In February last year Google got cities around the U.S. excited as it introduced an offer to hook some of them up with a fiber-to-the-home 1Gbps network. While most locations struggle to offer anything past 20Mbps, Google is making the leap to 1Gbps and taking some communities with it.
A little over a year later and Google has decided on the first city it will work with to implement the super-fast network: Kansas City. When first announced, Google said it needed city representatives and the individuals who thought it should come to their city to get in touch and state their case. It seems Kansas City made the best of that and really impressed with its commitment to the project if it was selected.
A development agreement has already been signed and the network will be up and running at some point in 2012. The Kauffman Foundation, KCNext, the University of Kansas Medical Center are all involved in its development and deployment.

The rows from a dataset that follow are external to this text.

@@ -451,15 +592,16 @@
         }
 #pragma unroll
         for (int kk = 0; kk < 2; ++kk) {
-          bf16x8_frag v_frag;
           const int pos0 = 32 * kk + 8 * (lane / 16);
-#pragma unroll
-          for (int i = 0; i < 8; ++i) {
-            const int t = pos0 + i;
-            v_frag[i] = (t < tn)
-                ? (short)v_u16[(t * ROW_DW + (dim >> 1)) * 2 + (dim & 1)]
-                : (short)0;
-          }
+          const int ch = 2 * (wave + 4 * nsub) + (tr_p >> 1);
+          const v4i16_frag lo = __builtin_amdgcn_ds_read_tr16_b64_v4i16(
+              (lds_v4i16_ptr)(v_bytes + v5_v_off(pos0 + tr_q, ch) +
+                              8 * (tr_p & 1)));
+          const v4i16_frag hi = __builtin_amdgcn_ds_read_tr16_b64_v4i16(
+              (lds_v4i16_ptr)(v_bytes + v5_v_off(pos0 + 4 + tr_q, ch) +
+                              8 * (tr_p & 1)));
+          const bf16x8_frag v_frag =
+              __builtin_shufflevector(lo, hi, 0, 1, 2, 3, 4, 5, 6, 7);
           d = __builtin_amdgcn_mfma_f32_16x16x32_bf16(p_frag[kk], v_frag, d,
                                                       0, 0, 0);
         }
@@ -607,7 +749,7 @@
   hipLaunchKernelGGL(kernel, dim3(batch, num_kv_heads, num_splits), dim3(256),
                      0, stream, (bf16*)out, (float*)workspace, (const bf16*)q,
                      k_cache, v_cache, context_lens, num_q_heads, num_kv_heads,
-                     max_seq, scale);
+                     max_seq, scale, 0.0f);
   if (num_splits > 1) {
     hipLaunchKernelGGL(gqa_decode_attn_merge_kernel,
                        dim3(batch, num_q_heads), dim3(64 * MERGE_WAVES), 0,
@@ -615,3 +757,25 @@
                        num_q_heads, num_kv_heads, num_splits);
   }
 }
+
+extern "C" void launch_rope_gqa_decode_attn(
+    void* out, void* workspace, const void* qkv, void* k_cache, void* v_cache,
+    const int* positions, int batch, int num_q_heads, int num_kv_heads,
+    int max_seq, int num_splits, float scale, float theta, int variant,
+    int kv_fp8, hipStream_t stream) {
+  const auto kernel =
+      variant == 5 ? (kv_fp8 ? gqa_decode_attn_v5_kernel<true, true>
+                             : gqa_decode_attn_v5_kernel<false, true>)
+                   : (kv_fp8 ? gqa_decode_attn_v4_kernel<true, true>
+                             : gqa_decode_attn_v4_kernel<false, true>);
+  hipLaunchKernelGGL(kernel, dim3(batch, num_kv_heads, num_splits), dim3(256),
+                     0, stream, (bf16*)out, (float*)workspace,
+                     (const bf16*)qkv, k_cache, v_cache, positions,
+                     num_q_heads, num_kv_heads, max_seq, scale, theta);
+  if (num_splits > 1) {
+    hipLaunchKernelGGL(gqa_decode_attn_merge_kernel,
+                       dim3(batch, num_q_heads), dim3(64 * MERGE_WAVES), 0,
+                       stream, (bf16*)out, (const float*)workspace,
+                       num_q_heads, num_kv_heads, num_splits);
+  }
+}
diff --git a/wva_amd/ops/csrc/common.h b/wva_amd/ops/csrc/common.h
--- a/wva_amd/ops/csrc/common.h
+++ b/wva_amd/ops/csrc/common.h
@@ -19,6 +19,45 @@
 __device__ __forceinline__ short f2bf_bits(float v) {
   const bf16 b = f2bf(v);
   return *reinterpret_cast<const short*>(&b);
+}
+
+struct RopeCosSin {
+  float c, s;
+};
+
+static __device__ __noinline__ RopeCosSin rope_cos_sin(float freq_exp, float pos,
+                                                float theta) {
+  const float inv_freq = __powf(theta, freq_exp);
+  const float angle = pos * inv_freq;
+  RopeCosSin r;
+  __sincosf(angle, &r.s, &r.c);
+  return r;
+}
+
+__device__ __forceinline__ void rope_sincos(int d, int head_dim, float pos,
+                                            float theta, float& c, float& s) {
+  const RopeCosSin r =
+      rope_cos_sin(-2.0f * (float)d / (float)head_dim, pos, theta);
+  c = r.c;
+  s = r.s;
+}
+
+__device__ __forceinline__ void rope_apply(float x1, float x2, float c,
+                                           float s, float& y1, float& y2) {
+  float t1, t2;
+  asm("v_mul_f32 %0, %1, %2" : "=v"(t1) : "v"(x2), "v"(s));
+  asm("v_fma_f32 %0, %1, %2, -%3" : "=v"(y1) : "v"(x1), "v"(c), "v"(t1));
+  asm("v_mul_f32 %0, %1, %2" : "=v"(t2) : "v"(x2), "v"(c));
+  asm("v_fma_f32 %0, %1, %2, %3" : "=v"(y2) : "v"(x1), "v"(s), "v"(t2));
+}
+
+__device__ __forceinline__ void rope_rotate_pair(float x1, float x2, int d,
+                                                 int head_dim, float pos,
+                                                 float theta, float& y1,
+                                                 float& y2) {
+  float c, s;
+  rope_sincos(d, head_dim, pos, theta, c, s);
+  rope_apply(x1, x2, c, s, y1, y2);
 }
 
 __device__ __forceinline__ float wave_reduce_sum(float v) {
diff --git a/wva_amd/ops/csrc/ops.cpp b/wva_amd/ops/csrc/ops.cpp
--- a/wva_amd/ops/csrc/ops.cpp
+++ b/wva_amd/ops/csrc/ops.cpp
@@ -55,6 +55,11 @@
                                        int max_seq, int num_splits,
                                        float scale, int variant, int kv_fp8,
                                        hipStream_t stream);
+extern "C" void launch_rope_gqa_decode_attn(
+    void* out, void* workspace, const void* qkv, void* k_cache, void* v_cache,
+    const int* positions, int batch, int num_q_heads, int num_kv_heads,
+    int max_seq, int num_splits, float scale, float theta, int variant,
+    int kv_fp8, hipStream_t stream);
 
 extern "C" int moe_num_m_tiles(int TK, int E);
 extern "C" int moe_down_num_splits(int TK, int E, int H, int I);
@@ -243,6 +248,58 @@
                          num_kv_heads, max_seq, num_splits, (float)scale,
                          variant == AttnVariant::V5 ? 5 : 4, kv_fp8 ? 1 : 0,
                          current_stream());
+  return out;
+}
+
+torch::Tensor rope_gqa_decode_attn(torch::Tensor qkv, torch::Tensor k_cache,
+                                   torch::Tensor v_cache,
+                                   torch::Tensor positions,
+                                   int64_t num_q_heads, int64_t num_kv_heads,
+                                   double theta, double scale,
+                                   const std::string& variant_name) {
+  AttnVariant variant = parse_attn_variant(variant_name);
+  check_bf16_contig(qkv, "qkv");
+  const bool kv_fp8 = check_cache_contig(k_cache, "k_cache");
+  TORCH_CHECK(check_cache_contig(v_cache, "v_cache") == kv_fp8,
+              "k/v cache dtype mismatch");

Google has restated its commitment to select other cities to work with and rollout 1Gbps networks to, but you have to expect that once Kansas City is up and running Google will have a much better idea of how to plan and organize city-wide projects like this. The team handling the projects will only get faster and more efficient at implementing them, and then just needs the full backing of a city to make it happen.
This could definitely set the bar for the future of U.S. Internet access if all goes well, and I don’t think anyone will complain about Google coming to their city if the end result is phenomenal connection speeds everywhere.